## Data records

int cbev_step_ex(cbev_handle e, const void* actions_dev, const cbev_step_out* out, const cbev_host_out* host,
                 void* stream) {
  int rc = check_ready(e, true);
  if (rc) return rc;
  if (!actions_dev || !out || !out->reward || !out->terminated || !out->truncated) { cbev_set_error("actions, reward, terminated and truncated are required"); return CBEV_ERR_ARG; }
  if (host && (!host->reward || !host->terminated || !host->truncated)) { cbev_set_error("null host buffer"); return CBEV_ERR_ARG; }
  if ((rc = ensure_side_stream(e))) return rc;
  cudaStream_t s = (cudaStream_t)stream;
  const int F = e->cfg.frame_stack, L = e->cfg.ring_slots;
  int head = e->head + 1;
  if (head >= L) head = F - 1;
  const int mirror = F > 1 ? L - F + 1 : 0;
  const bool prof = e->profiling && e->prof_n < CBEV_PROF_MAX;
  cudaEvent_t* pe = prof ? e->prof_ev + CBEV_PROF_EVENTS * e->prof_n : nullptr;
  if (prof) cudaEventRecord(pe[0], s);
  cbev_launch_move(e, actions_dev, out, s);
  if (prof) cudaEventRecord(pe[1], s);
  if ((rc = debug_sync("k_move", s))) return rc;
  cudaStream_t js = (e->debug_flags & CBEV_DBG_JUDGE_SERIAL) ? s : e->side_stream;
  if (js != s) {
    CU_TRY(cudaEventRecord(e->ev_sim, s));
    CU_TRY(cudaStreamWaitEvent(js, e->ev_sim, 0));
  }
  if (prof) cudaEventRecord(pe[3], js);
  cbev_launch_judge(e, out, js);
  if (prof) cudaEventRecord(pe[4], js);
  if ((rc = debug_sync("k_judge", js))) return rc;
  if (host) {
    const size_t N = (size_t)e->N;
    const cbev_host_out* ho = host;
    const bool packed_dev = out->terminated == (uint8_t*)out->reward + N * 8 && out->truncated == out->terminated + N;
    const bool packed_host = ho->terminated == (uint8_t*)ho->reward + N * 8 && ho->truncated == ho->terminated + N;
    if (packed_dev && packed_host) {
      CU_TRY(cudaMemcpyAsync(ho->reward, out->reward, N * 10, cudaMemcpyDeviceToHost, js));
    } else {
      CU_TRY(cudaMemcpyAsync(ho->reward, out->reward, N * 8, cudaMemcpyDeviceToHost, js));
      CU_TRY(cudaMemcpyAsync(ho->terminated, out->terminated, N, cudaMemcpyDeviceToHost, js));
      CU_TRY(cudaMemcpyAsync(ho->truncated, out->truncated, N, cudaMemcpyDeviceToHost, js));
    }
    if (ho->cause && out->cause) CU_TRY(cudaMemcpyAsync(ho->cause, out->cause, N, cudaMemcpyDeviceToHost, js));
    if (ho->episode && out->episode)
      CU_TRY(cudaMemcpyAsync(ho->episode, out->episode, N * CBEV_EPISODE_FIELDS * sizeof(double), cudaMemcpyDeviceToHost,
                             js));
    CU_TRY(cudaEventRecord(e->ev_copy, js));
    e->host_copy_pending = true;
  }
  CU_TRY(cudaEventRecord(e->ev_judge, js));
  if (cbev_launch_render(e, head, mirror, s)) return CBEV_ERR_CUDA;
  if (prof) { cudaEventRecord(pe[2], s); e->prof_n += 1; }
  if ((rc = debug_sync("k_render", s))) return rc;
  CU_TRY(cudaStreamWaitEvent(s, e->ev_judge, 0));
  CU_TRY(cudaGetLastError());
  e->head = head;
  e->steps += 1;
  return CBEV_OK;
}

## How to complete this task
Give every line above again, word for word.

## Expected output
int cbev_step_ex(cbev_handle e, const void* actions_dev, const cbev_step_out* out, const cbev_host_out* host,
                 void* stream) {
  int rc = check_ready(e, true);
  if (rc) return rc;
  if (!actions_dev || !out || !out->reward || !out->terminated || !out->truncated) { cbev_set_error("actions, reward, terminated and truncated are required"); return CBEV_ERR_ARG; }
  if (host && (!host->reward || !host->terminated || !host->truncated)) { cbev_set_error("null host buffer"); return CBEV_ERR_ARG; }
  if ((rc = ensure_side_stream(e))) return rc;
  cudaStream_t s = (cudaStream_t)stream;
  const int F = e->cfg.frame_stack, L = e->cfg.ring_slots;
  int head = e->head + 1;
  if (head >= L) head = F - 1;
  const int mirror = F > 1 ? L - F + 1 : 0;
  const bool prof = e->profiling && e->prof_n < CBEV_PROF_MAX;
  cudaEvent_t* pe = prof ? e->prof_ev + CBEV_PROF_EVENTS * e->prof_n : nullptr;
  if (prof) cudaEventRecord(pe[0], s);
  cbev_launch_move(e, actions_dev, out, s);
  if (prof) cudaEventRecord(pe[1], s);
  if ((rc = debug_sync("k_move", s))) return rc;
  cudaStream_t js = (e->debug_flags & CBEV_DBG_JUDGE_SERIAL) ? s : e->side_stream;
  if (js != s) {
    CU_TRY(cudaEventRecord(e->ev_sim, s));
    CU_TRY(cudaStreamWaitEvent(js, e->ev_sim, 0));
  }
  if (prof) cudaEventRecord(pe[3], js);
  cbev_launch_judge(e, out, js);
  if (prof) cudaEventRecord(pe[4], js);
  if ((rc = debug_sync("k_judge", js))) return rc;
  if (host) {
    const size_t N = (size_t)e->N;
    const cbev_host_out* ho = host;
    const bool packed_dev = out->terminated == (uint8_t*)out->reward + N * 8 && out->truncated == out->terminated + N;
    const bool packed_host = ho->terminated == (uint8_t*)ho->reward + N * 8 && ho->truncated == ho->terminated + N;
    if (packed_dev && packed_host) {
      CU_TRY(cudaMemcpyAsync(ho->reward, out->reward, N * 10, cudaMemcpyDeviceToHost, js));
    } else {
      CU_TRY(cudaMemcpyAsync(ho->reward, out->reward, N * 8, cudaMemcpyDeviceToHost, js));
      CU_TRY(cudaMemcpyAsync(ho->terminated, out->terminated, N, cudaMemcpyDeviceToHost, js));
      CU_TRY(cudaMemcpyAsync(ho->truncated, out->truncated, N, cudaMemcpyDeviceToHost, js));
    }
    if (ho->cause && out->cause) CU_TRY(cudaMemcpyAsync(ho->cause, out->cause, N, cudaMemcpyDeviceToHost, js));
    if (ho->episode && out->episode)
      CU_TRY(cudaMemcpyAsync(ho->episode, out->episode, N * CBEV_EPISODE_FIELDS * sizeof(double), cudaMemcpyDeviceToHost,
                             js));
    CU_TRY(cudaEventRecord(e->ev_copy, js));
    e->host_copy_pending = true;
  }
  CU_TRY(cudaEventRecord(e->ev_judge, js));
  if (cbev_launch_render(e, head, mirror, s)) return CBEV_ERR_CUDA;
  if (prof) { cudaEventRecord(pe[2], s); e->prof_n += 1; }
  if ((rc = debug_sync("k_render", s))) return rc;
  CU_TRY(cudaStreamWaitEvent(s, e->ev_judge, 0));
  CU_TRY(cudaGetLastError());
  e->head = head;
  e->steps += 1;
  return CBEV_OK;
}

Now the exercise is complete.